# Blowing out angora coats?



## SarahMelisse (Jul 31, 2011)

I've read that blowing an angora's coat is an important part of grooming, but what is the purpose exactly? Is it just to keep mats from forming or is it a step in harvesting wool or both? Or none?...lol


----------



## rabbitgeek (Aug 4, 2011)

from rabbitgeek notes July 2006

When you get your blower ready, get into the habit of blowing out the rabbits every week or two. If you are going to show your rabbits, think about blowing your show bunnies every one or two days.

Use the blower to blow out the tangles in the wool. If you let the air flow linger over the spot you will see the web start to seperate. Avoid the urge to pull on snarls will your fingers since you are trying to leave as much wool on the rabbit as possible.

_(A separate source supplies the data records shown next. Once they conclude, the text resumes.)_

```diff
+                    const unsigned long long hdm = __builtin_amdgcn_ballot_w64(hid);
+                    const unsigned hdh = c ? (unsigned)(hdm >> 32) : (unsigned)hdm;
+                    const bool zero = !(mv > 0.f);
+                    const bool bad = km == 0ull || afh != 0u || hdh != 0u || (zero && rank > 0);
+                    const bool after = zero;
+                    if (jj == 0) {
+                        atomicMin(&nstop[rpar], bad ? (unsigned)rank : (after ? (unsigned)rank + 1u : 0xffu));
+                        if (rank < KE) {
+                            const unsigned crk = (~(unsigned)km) >> SB;
+                            const unsigned ccls = log2bs ? (__builtin_bitreverse32(crk >> 16) >> (32 - log2bs)) : 0u;
+                            *reinterpret_cast<f32x4 *>(&res[rank * 4]) = (f32x4){mx, my, mz, mv};
+                            if (j + rank < m) spick[j + rank] = km ? (int)(((crk & 0xffffu) << log2bs) | ccls) : 0;
+                        }
                     }
                 }
                 if (t == 0) nstop[rpar ^ 1] = 0xffu;
             }
+            load_boxes();
             __syncthreads();
             {
                 int n = __builtin_amdgcn_readfirstlane((int)nstop[rpar]);
@@ -568,11 +584,11 @@
 }
 static bool fps_soa(int b) {
     static const int k = getenv("G4D_FPS_SOA") ? atoi(getenv("G4D_FPS_SOA")) : -1;
-    return k < 0 ? b < 32 : k != 0;
+    return k < 0 ? (long long)b < tuning("fps_reg_min_clouds", 32) : k != 0;
 }
 static int fps_kcap() {
-    static const int k = getenv("G4D_FPS_KCAP") ? atoi(getenv("G4D_FPS_KCAP")) : kFpsPicks;
-    return k < 1 ? 1 : (k > 64 ? 64 : k);
+    const long long k = tuning("fps_kcap", kFpsPicks);
+    return k < 1 ? 1 : (k > 64 ? 64 : (int)k);
 }
 
 template <int FM, int KMAX>
diff --git a/garment4d_amd/tuning.py b/garment4d_amd/tuning.py
--- a/garment4d_amd/tuning.py
+++ b/garment4d_amd/tuning.py
@@ -15,7 +15,8 @@
 
 NATIVE_KEYS = ("sa_table_persistent", "sa_table_min_rows", "sa_table_128", "sa_table_oversub", "sa_table_dedup", "fp_table_persistent", "fp_table_min_rows", "gemm_tile",
                "gemm_tile_min_rows", "gemm_tile_min_cout", "gemm_tile_min_kpad", "fp_init_persistent", "fp_init_min_rows",
-               "fp_head_bf16_persistent", "fp_head_bf16_min_rows", "sa_group_bf16_persistent", "sa_group_bf16_min_rows")
+               "fp_head_bf16_persistent", "fp_head_bf16_min_rows", "sa_group_bf16_persistent", "sa_group_bf16_min_rows",
+               "fps_reg_min_clouds", "fps_kcap")
 
 
 @dataclasses.dataclass(frozen=True)
```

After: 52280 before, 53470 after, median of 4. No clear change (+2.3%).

With Satin Angoras it is more important to use more blower and less comb since the wool is finer than on a French. You want to leave as much wool on the rabbit as possible.

Many people use the pet grooming combs with rotating teeth that do not pull out as much wool. We also use the little wire slicker brushes for grooming out messes, especially under the rabbit and round the hindquarters. It is common for rabbits to make a mess of their bottoms just after or just before being shown. All you can do is sit down, clean up the mess with a slicker brush and some paper towels so you can get them back on the show table.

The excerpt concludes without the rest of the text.